SUPPLIED DATA below:

struct WaveBook {
    uint32_t arena_next[LSG_MAX_CELLTYPES], arena_end[LSG_MAX_CELLTYPES], rows_true[LSG_MAX_CELLTYPES];
    uint32_t cols, rows_deep, rows_src, src;
    unsigned long long nev;
};
__device__ __forceinline__ void book_init(WaveBook& b, int lane) {
    if (lane < LSG_MAX_CELLTYPES) { b.arena_next[lane] = 0; b.arena_end[lane] = 0; b.rows_true[lane] = 0; }
    if (lane == 0) { b.cols = 0; b.rows_deep = 0; b.rows_src = 0; b.src = 0; }
}
__device__ __forceinline__ void book_flush(const CountArgs& a, WaveBook& b, int lane) {
    lds_fence();
    if (lane < a.n_ct && b.rows_true[lane]) atomicAdd(&a.scalars[SC_ROWS + lane], (unsigned long long)b.rows_true[lane]);
    if (lane == 0 && b.cols) atomicAdd(&a.scalars[SC_COLS], (unsigned long long)b.cols);
    if (lane == 0 && b.rows_deep) atomicAdd(&a.scalars[SC_ROWS_DEEP], (unsigned long long)b.rows_deep);
    if (lane == 0 && b.rows_src) atomicAdd(&a.scalars[SC_ROWS_SRC + b.src], (unsigned long long)b.rows_src);
}

template <class CNT, bool NARROW = false>
__device__ __forceinline__ void emit_unit(const CountArgs& a, const CNT& acc, uint32_t w, int ct, int tid, int32_t tstart, int lane,
                                          WaveBook* bk, bool deep, int ref_prefetched = -1, int arena_slot = -1) {
    const int as = arena_slot < 0 ? ct : arena_slot;
    uint32_t dp = 0;
#pragma unroll
    for (int s = 0; s < 8; ++s) dp += acc.BC(s);
    const uint32_t nc = dp - acc.NCDUP();
    int64_t pos = (int64_t)tstart + lane;
    bool valid = pos >= 1 && pos < a.contig_len[tid];
    uint8_t refb = 'N';
    if (ref_prefetched >= 0) refb = (uint8_t)ref_prefetched;
    else if (valid) refb = a.ref_ptr[tid][pos];
    unsigned long long colm = __ballot(valid && dp > 0);
    bool emit = valid && dp > 0 && (int)dp >= a.min_dp && (int)nc >= a.min_cc && refb != 'N';
    unsigned long long em = __ballot(emit);
    const uint32_t k = (uint32_t)__popcll(em);
    uint32_t base = 0;
    if (lane == 0) {
        if (bk) {
            bk->cols += (uint32_t)__popcll(colm);
            if (k) {
                uint32_t nx = bk->arena_next[as];
                if (nx + k > bk->arena_end[as]) {
                    nx = (uint32_t)atomicAdd(&a.scalars[SC_ROWALLOC + SC_ROWALLOC_STRIDE * ct], (unsigned long long)a.arena);
                    bk->arena_end[as] = nx + a.arena;
                }
                base = nx; bk->arena_next[as] = nx + k; bk->rows_true[ct] += k;
                if (deep) bk->rows_deep += k;
                bk->rows_src += k;
            }
        } else {
            if (colm) atomicAdd(&a.scalars[SC_COLS], (unsigned long long)__popcll(colm));
            if (k) {
                base = (uint32_t)atomicAdd(&a.scalars[SC_ROWALLOC + SC_ROWALLOC_STRIDE * ct], (unsigned long long)k);
                atomicAdd(&a.scalars[SC_ROWS + ct], (unsigned long long)k);
                if (deep) atomicAdd(&a.scalars[SC_ROWS_DEEP], (unsigned long long)k);
                atomicAdd(&a.scalars[SC_ROWS_SRC + 3], (unsigned long long)k);
            }
        }
        a.ne_mask[w] = em;
        a.ne_rowbase[w] = base | (NARROW ? ROW_NARROW : 0u);
    }
    base = rl(base, 0);
    if (!em) return;
    if ((uint64_t)base + k > a.row_cap) {
        if (lane == 0) atomicExch(&a.scalars[SC_OVERFLOW], 1ull);
        return;
    }
    if (!emit) return;
    const uint32_t row = base + (uint32_t)__popcll(em & ((1ull << lane) - 1ull));
    const uint32_t b0 = base >> 6;
    const uint32_t off16 = (((row >> 6) - b0) * (uint32_t)ROW_BLOCK_WORDS + (row & 63u) * 4u) * 4u;
    const uint64_t first = (uint64_t)(uintptr_t)a.rows[ct] + (uint64_t)b0 * (ROW_BLOCK_WORDS * 4ull);
    const uint64_t p0 = ((uint64_t)rl((uint32_t)(first >> 32), 0) << 32) | rl((uint32_t)first, 0);
    const __amdgpu_buffer_rsrc_t rs = __builtin_amdgcn_make_buffer_rsrc(reinterpret_cast<void*>((uintptr_t)p0), 0, (int)(2 * ROW_BLOCK_WORDS * 4), 0x00020000);
    typedef uint32_t u32x4 __attribute__((ext_vector_type(4)));
    auto plane = [&](int p) -> uint32_t {
        if (p == 0) return dp;
        if (p == 1) return nc;
        if (p < 10) return acc.BC(p - 2) - acc.DUP(p - 2);
        if (p < 18) return acc.BC(p - 10);
        if (p < 26) return acc.BQ(p - 18);
        if (p < 34) return acc.BCF(p - 26);
        return 0u;
    };
    if (NARROW) {
        typedef uint32_t u32x2 __attribute__((ext_vector_type(2)));
        const uint32_t off8 = ((row >> 6) - b0) * (uint32_t)ROW_BLOCK_WORDS * 4u + (row & 63u) * 8u;
#pragma unroll
        for (int q = 0; q < ROW_QUADS; ++q) {
            u32x2 v; v.x = plane(4 * q) | (plane(4 * q + 1) << 16); v.y = plane(4 * q + 2) | (plane(4 * q + 3) << 16);
            __builtin_amdgcn_raw_buffer_store_b64(v, rs, (int)off8, q * 512, 0);
            asm volatile("s_nop 3");
            __builtin_amdgcn_sched_barrier(0);
        }
        return;
    }
#pragma unroll
    for (int q = 0; q < ROW_QUADS; ++q) {
        u32x4 v; v.x = plane(4 * q); v.y = plane(4 * q + 1); v.z = plane(4 * q + 2); v.w = plane(4 * q + 3);
        __builtin_amdgcn_raw_buffer_store_b128(v, rs, (int)off16, q * 1024, 0);
        asm volatile("s_nop 3");
        __builtin_amdgcn_sched_barrier(0);
    }
}

struct Acc {
    uint32_t bc[8], bq[8], bcf[8], dup[8], ncdup;
    __device__ __forceinline__ void init() {
#pragma unroll
        for (int s = 0; s < 8; ++s) bc[s] = bq[s] = bcf[s] = dup[s] = 0;
        ncdup = 0;
    }
    __device__ __forceinline__ uint32_t BC(int s) const { return bc[s]; }
    __device__ __forceinline__ uint32_t BQ(int s) const { return bq[s]; }
    __device__ __forceinline__ uint32_t BCF(int s) const { return bcf[s]; }
    __device__ __forceinline__ uint32_t DUP(int s) const { return dup[s]; }
    __device__ __forceinline__ uint32_t NCDUP() const { return ncdup; }
};

constexpr int FIN_THREADS = 512;
__global__ __launch_bounds__(FIN_THREADS) void k_finalize_multi(CountArgs a) {
    __shared__ uint32_t sacc[NCTR][64];
    __shared__ WaveBook book;
    const int t = threadIdx.x, lane = t & 63, wv = t >> 6;
    if (wv == 0) { book_init(book, lane); if (lane == 0) book.src = 3; }
    for (uint32_t k = blockIdx.x; k < a.n_multi; k += gridDim.x) {
        const uint32_t w = a.multi_list[k];
        const uint32_t nslot = a.ne_nslot[w];
        { const uint32_t tile = a.ne_units[w] / (uint32_t)a.n_ct; if (tile < a.tile_lo || tile >= a.tile_hi) continue; }
        __syncthreads();
        for (int i = t; i < NCTR * 64; i += FIN_THREADS) (&sacc[0][0])[i] = 0;
        __syncthreads();
        Acc tot; tot.init();
        for (uint32_t j = wv; j < nslot; j += FIN_THREADS / 64) {
            const uint32_t* src = a.macc + (uint64_t)(a.ne_acc[w] + j) * (NCTR * 64);
            tot.ncdup += src[lane];
#pragma unroll
            for (int sy = 0; sy < 8; ++sy) {
                tot.dup[sy] += src[(1 + sy) * 64 + lane]; tot.bc[sy] += src[(9 + sy) * 64 + lane];
                tot.bq[sy] += src[(17 + sy) * 64 + lane]; tot.bcf[sy] += src[(25 + sy) * 64 + lane];
            }
        }
        if ((uint32_t)wv < nslot) {
            atomicAdd(&sacc[0][lane], tot.ncdup);
#pragma unroll
            for (int sy = 0; sy < 8; ++sy) {
                atomicAdd(&sacc[1 + sy][lane], tot.dup[sy]); atomicAdd(&sacc[9 + sy][lane], tot.bc[sy]);
                atomicAdd(&sacc[17 + sy][lane], tot.bq[sy]); atomicAdd(&sacc[25 + sy][lane], tot.bcf[sy]);
            }
        }
        __syncthreads();
        if (wv == 0) {
            tot.ncdup = sacc[0][lane];
#pragma unroll
            for (int sy = 0; sy < 8; ++sy) {
                tot.dup[sy] = sacc[1 + sy][lane]; tot.bc[sy] = sacc[9 + sy][lane];
                tot.bq[sy] = sacc[17 + sy][lane]; tot.bcf[sy] = sacc[25 + sy][lane];
            }
            const int2 geom = a.ne_geom[w];
            emit_unit(a, tot, w, (int)((uint32_t)geom.y >> 24), geom.y & 0xffffff, geom.x, lane, &book, true);
        }
    }
    if (wv == 0) book_flush(a, book, lane);
}

static int read_scalars(lsg_ctx* c, unsigned long long* sc) {
    LSG_HIP(hipMemcpyAsync(c->h_pin, c->d_scalars.p, SC_COUNT * 8, hipMemcpyDeviceToHost, c->stream));
    LSG_HIP(hipStreamSynchronize(c->stream));
    memcpy(sc, c->h_pin, SC_COUNT * 8);
    return 0;
}

static void fill_args(lsg_ctx* c, const lsg_count_params* p, CountArgs& a) {
    a.n_reads = c->rd.n_reads;
    a.read_tid = c->rd.read_tid; a.read_flag = c->rd.read_flag; a.read_mapq = c->rd.read_mapq; a.read_cb = c->rd.read_cb;
    a.contig_len = c->d_contig_len.as<int64_t>();
    a.ref_ptr = c->d_ref_ptrs.as<const uint8_t*>(); a.celltype_of = c->d_celltype_of.as<uint8_t>();
    a.n_contigs = c->n_contigs; a.n_cb = c->n_cb; a.n_ct = c->n_ct;
    a.tile_lo = c->tile_lo; a.tile_hi = c->tile_hi;
    a.min_bq = p->min_bq; a.min_mq = p->min_mq; a.min_dp = p->min_dp; a.min_cc = p->min_cc;
    a.ignore_orphans = p->ignore_orphans; a.flag_exclude = p->flag_exclude;
    a.read_drop = c->has_drops ? c->d_read_drop.as<uint8_t>() : nullptr;
    a.drop_pairs = c->has_drops && c->n_drop_pairs ? c->d_drop_pairs.as<unsigned long long>() : nullptr; a.n_drop_pairs = c->n_drop_pairs;
    a.tile_base = c->d_tile_base.as<uint32_t>(); a.window = c->st_window;
    const bool all_in = !c->has_drops && p->min_mq <= c->st_min_mq && (p->flag_exclude & ~c->st_flag_exclude) == 0 && (!p->ignore_orphans || c->st_ignore_orphans);
    a.adm = all_in ? nullptr : c->d_read_adm.as<unsigned long long>();
    a.ne_units = c->d_ne_units.as<uint32_t>(); a.ne_nslot = c->ws[WS_NE_NSLOT].as<uint32_t>();
    a.ne_acc = c->ws[WS_NE_ACC].as<uint32_t>(); a.ne_geom = c->ws[WS_NE_GEOM].as<int2>();
    a.ne_mask = c->d_ne_mask.as<uint64_t>(); a.ne_rowbase = c->d_ne_rowbase.as<uint32_t>();
    a.multi_list = c->ws[WS_MULTI_LIST].as<uint32_t>(); a.macc = c->ws[WS_MACC].as<uint32_t>();
    a.n_ne = c->n_ne; a.n_multi = c->n_multi;
    a.scalars = c->d_scalars.as<unsigned long long>();
    for (int i = 0; i < LSG_MAX_CELLTYPES; ++i) a.rows[i] = c->d_rows[i].as<uint32_t>();
    a.row_cap = c->row_cap; a.arena = c->arena;
}

static int tune_int(const char* name, int dflt) {
    const char* v = getenv(name);
    if (!v || !*v) return dflt;
    const int x = atoi(v);
    return x > 0 && x <= 64 ? x : dflt;
}

#define SCAN_U32(in, out, n)                                                                              \
    do {                                                                                                  \
        size_t tb_ = 0;                                                                                   \
        LSG_HIP(hipcub::DeviceScan::ExclusiveSum(nullptr, tb_, (in), (out), (int)(n), st));              \
        if (c->d_cub_tmp.reserve(tb_ + 256)) return -1;                                                   \
        tb_ = c->d_cub_tmp.cap;                                                                           \
        LSG_HIP(hipcub::DeviceScan::ExclusiveSum(c->d_cub_tmp.p, tb_, (in), (out), (int)(n), st));       \
    } while (0)

#ifndef LSG_TM_ASM
#define LSG_TM_ASM true
#endif
constexpr int IX_STAT_SLOTS = 256;
// ... 275 lines not shown
        for (int k = 0; k < TM_GROUP; ++k) {
            if ((uint32_t)g * TM_GROUP + k >= nblk) break;
#pragma unroll
            for (int u = 0; u < 8; ++u) {
                const uint32_t m = rl(M, k * 8 + u);
                if (u & 1) tm_add<true>(st, m, E[k][u >> 1], thr, pkl0, one);
                else tm_add<false>(st, m, E[k][u >> 1], thr, pkl0, one);
            }
        }
    };
    issue(0, EA, MA);
    int g = 0;
    while (true) {
        if (g + 1 < ng) issue(g + 1, EB, MB);
        consume(g, EA, MA);
        if (++g >= ng) break;
        if (g + 1 < ng) issue(g + 1, EA, MA);
        consume(g, EB, MB);
        if (++g >= ng) break;
    }
    st.nc += st.mask & 0x10001u; st.mask = 0;
}

struct JobRec {
    uint32_t e0, e1, w0, slab, nj, tcnt, tile, emid, base, off; int32_t tstart; int tid;
    __device__ __forceinline__ void load(uint32_t jw) {
        e0 = rl(jw, 0); e1 = rl(jw, 1); w0 = rl(jw, 2); slab = rl(jw, 3); nj = rl(jw, 4); tcnt = rl(jw, 5); tile = rl(jw, 6); emid = rl(jw, 7); base = rl(jw, 8); off = rl(jw, 9);
        tstart = (int32_t)rl(jw, 10); tid = (int)rl(jw, 11);
    }
};
template <int PLANE_WORDS, int NC_WORDS>
__device__ __forceinline__ void tm_zero_planes(uint32_t* pl, uint32_t* nc_sh) {
#pragma unroll
    for (int i = 0; i < PLANE_WORDS / (4 * TMW_WAVES * 64); ++i) reinterpret_cast<uint4*>(pl)[i * (TMW_WAVES * 64) + threadIdx.x] = make_uint4(0u, 0u, 0u, 0u);
#pragma unroll
    for (int i = 0; i < NC_WORDS / (TMW_WAVES * 64); ++i) nc_sh[i * (TMW_WAVES * 64) + threadIdx.x] = 0;
}
template <class CNT>
__device__ __forceinline__ void tm_finish(const CountArgs& a, const uint32_t* pc, uint32_t nc, uint32_t unit, uint32_t slab, uint32_t nj, uint32_t tcnt, int ct, int tid, int32_t tstart,
                                          int lane, WaveBook* book, int refb, int arena_slot) {
    CNT tot{pc, lane, 0u};
    uint32_t dp = 0;
#pragma unroll
    for (int k = 0; k < 8; ++k) dp += tot.BC(k);
    tot.ncdup = dp - nc;
    if (nj == 1) {
        if (tcnt <= ROW_NARROW_MAX) emit_unit<CNT, true>(a, tot, unit, ct, tid, tstart, lane, book, false, refb, arena_slot);
        else emit_unit<CNT, false>(a, tot, unit, ct, tid, tstart, lane, book, false, refb, arena_slot + 1);
    } else {
        uint32_t* dst = a.macc + (uint64_t)slab * (NCTR * 64);
        dst[lane] = tot.NCDUP();
#pragma unroll
        for (int k = 0; k < 8; ++k) {
            dst[(1 + k) * 64 + lane] = tot.DUP(k); dst[(9 + k) * 64 + lane] = tot.BC(k);
            dst[(17 + k) * 64 + lane] = tot.BQ(k); dst[(25 + k) * 64 + lane] = tot.BCF(k);
        }
    }
}
__device__ __forceinline__ void books_flush(const CountArgs& a, const WaveBook (&books)[TMW_WAVES], int lane) {
    if (threadIdx.x < 64) {
        uint32_t rt = 0, cols = 0, rsrc = 0;
        for (int w = 0; w < TMW_WAVES; ++w) {
            const WaveBook& b = books[w];
            if (lane < a.n_ct) rt += b.rows_true[lane];
            cols += b.cols; rsrc += b.rows_src;
        }
        if (lane < a.n_ct && rt) atomicAdd(&a.scalars[SC_ROWS + lane], (unsigned long long)rt);
        if (lane == 0) {
            if (cols) atomicAdd(&a.scalars[SC_COLS], (unsigned long long)cols);
            if (rsrc) atomicAdd(&a.scalars[SC_ROWS_SRC + 1], (unsigned long long)rsrc);
        }
    }
}
struct TgStat { uint32_t ev, sg, ne; };
__device__ __forceinline__ void stat_add(unsigned long long* stat_slots, uint32_t who, unsigned long long ev, unsigned long long sg, unsigned long long ne, int lane) {
    if (lane == 0 && ne) {
        unsigned long long* slot = stat_slots + (size_t)(who % IX_STAT_SLOTS) * 8;
        atomicAdd(&slot[0], ev); atomicAdd(&slot[1], sg); atomicAdd(&slot[2], ne);
    }
}
__device__ __forceinline__ void stat_flush(unsigned long long* stat_slots, const TgStat& stat, int lane, int wv) {
    unsigned long long ev = stat.ev, sg = stat.sg, ne = stat.ne;
    for (int o = 32; o > 0; o >>= 1) { ev += __shfl_down(ev, o); sg += __shfl_down(sg, o); ne += __shfl_down(ne, o); }
    stat_add(stat_slots, blockIdx.x * TMW_WAVES + wv, ev, sg, ne, lane);
}

__global__ __launch_bounds__(TMW_WAVES * 64) __attribute__((amdgpu_waves_per_eu(8))) void k_tm_walk(CountArgs a, TmArgs tm) {
    __shared__ __attribute__((aligned(8192))) uint32_t planes[2][2][8 * 64];
    __shared__ uint32_t nc_sh[2][64];
    __shared__ WaveBook books[TMW_WAVES];
    __shared__ uint32_t s_ck;
    const int lane = threadIdx.x & 63, wv = __builtin_amdgcn_readfirstlane((int)(threadIdx.x >> 6));
    uint32_t* pl = &planes[0][0][0];
    WaveBook& book = books[wv];
    book_init(book, lane);
    if (lane == 0) book.src = 1;
    const uint32_t thr = bq_threshold(a), pkl0 = lds_addr(pl + lane);
    uint32_t one = 1u;
    asm volatile("" : "+v"(one));
    for (bool first = true;; first = false) {
        __syncthreads();
        if (threadIdx.x == 0) s_ck = first ? blockIdx.x : (uint32_t)atomicAdd(&a.scalars[SC_QWALK], 1ull) + gridDim.x;
        __syncthreads();
        const uint32_t ck = rl(s_ck, 0);
        if (ck >= tm.nchunks) break;
        const uint32_t jx_end = rl(tm.chunk_start[ck + 1], 0);
        for (uint32_t jx = rl(tm.chunk_start[ck], 0); jx < jx_end; ++jx) {
            uint32_t jw = 0;
// ... 861 lines not shown
        if (cls < 2)
            for (int h = 0; h < H; ++h) { const uint32_t q = (uint32_t)(64 * h + lane) - first; if (q < nev) e.ev[h] = tg.events[src + q]; }
        return e;
    }
};
static_assert(TM_JOB_TGT <= TM_JOB_LIMIT, "a one-job tile's job fits the packed planes: the wide walk writes slabs only");
template <class SRC>
__global__ __launch_bounds__(64) void k_tm_walk_wide(CountArgs a, TmArgs tm, SRC src, const uint32_t* n_wide) {
    constexpr int H = SRC::H;
    __shared__ uint32_t pl[H][2][4][8 * 64];
    const int lane = threadIdx.x;
    if (n_wide && rl(*n_wide, 0) == 0u) return;
    const uint32_t thr = bq_threshold(a);
    unsigned long long s_ev = 0, s_sg = 0, s_ne = 0;
    for (uint32_t jx = blockIdx.x; jx < tm.njobs; jx += gridDim.x) {
        const TmJob jb = tm.jobs[jx];
        bool in_t[H], any = false;
        for (int h = 0; h < H; ++h) { const uint32_t t = (uint32_t)H * jb.tile + h; in_t[h] = t >= a.tile_lo && t < a.tile_hi; any |= in_t[h]; }
        if (!(jb.nj & TMJ_WIDE) || !any) continue;
        const uint32_t nj = jb.nj & ~TMJ_WIDE;
        lds_fence();
        for (int i = lane; i < H * 2 * 4 * 8 * 64; i += 64) (&pl[0][0][0][0])[i] = 0;
        lds_fence();
        uint32_t nc[H][2], mask[H], run_ct = 0;
        for (int h = 0; h < H; ++h) { nc[h][0] = nc[h][1] = 0; mask[h] = 0; }
        for (uint32_t p = jb.e0; p < jb.e1 && p - jb.base < jb.cnt; ++p) {
            const WideEntry e = src.entry(a, tm, jb, p, lane);
            if (e.rs) for (int h = 0; h < H; ++h) { nc[h][run_ct] += mask[h] ? 1u : 0u; mask[h] = 0; }
            if (e.cls >= 2) continue;
            s_ev += e.nev; s_sg += e.segfirst ? 1u : 0u; ++s_ne;
            run_ct = e.cls;
            for (int h = 0; h < H; ++h) {
                const uint32_t ev = e.ev[h];
                if ((ev & 0x8ffu) >= thr) {
                    const uint32_t sym = (ev >> 8) & 7u;
                    uint32_t* w = &pl[h][run_ct][0][sym * 64 + lane];
                    w[0] += ev & 0xffu; w[512] += e.fwd ? 1u : 0u; w[1024] += 1u; w[1536] += (mask[h] >> sym) & 1u;
                    mask[h] |= 1u << sym;
                }
            }
        }
        for (int h = 0; h < H; ++h) nc[h][run_ct] += mask[h] ? 1u : 0u;
        lds_fence();
        for (int h = 0; h < H; ++h) {
            if (!in_t[h]) continue;
            for (int v = 0; v < 2; ++v) {
                const int ct = tm.ct_base + v;
                if (ct >= a.n_ct) break;
                const uint32_t* pc = &pl[h][v][0][0];
                uint32_t dp = 0;
#pragma unroll
                for (int k = 0; k < 8; ++k) dp += pc[1024 + k * 64 + lane];
                uint32_t* dst = a.macc + (uint64_t)(jb.slab + ((uint32_t)h * (uint32_t)a.n_ct + (uint32_t)ct) * nj) * (NCTR * 64);
                dst[lane] = dp - nc[h][v];
#pragma unroll
                for (int k = 0; k < 8; ++k) {
                    dst[(1 + k) * 64 + lane] = pc[1536 + k * 64 + lane]; dst[(9 + k) * 64 + lane] = pc[1024 + k * 64 + lane];
                    dst[(17 + k) * 64 + lane] = pc[k * 64 + lane]; dst[(25 + k) * 64 + lane] = pc[512 + k * 64 + lane];
                }
            }
        }
    }
    if (unsigned long long* slots = src.stat_slots()) stat_add(slots, blockIdx.x, s_ev, s_sg, s_ne, lane);
}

End of SUPPLIED DATA.

Would you give the number of lines of the data that include the string "continue"? Nothing else is wanted.

4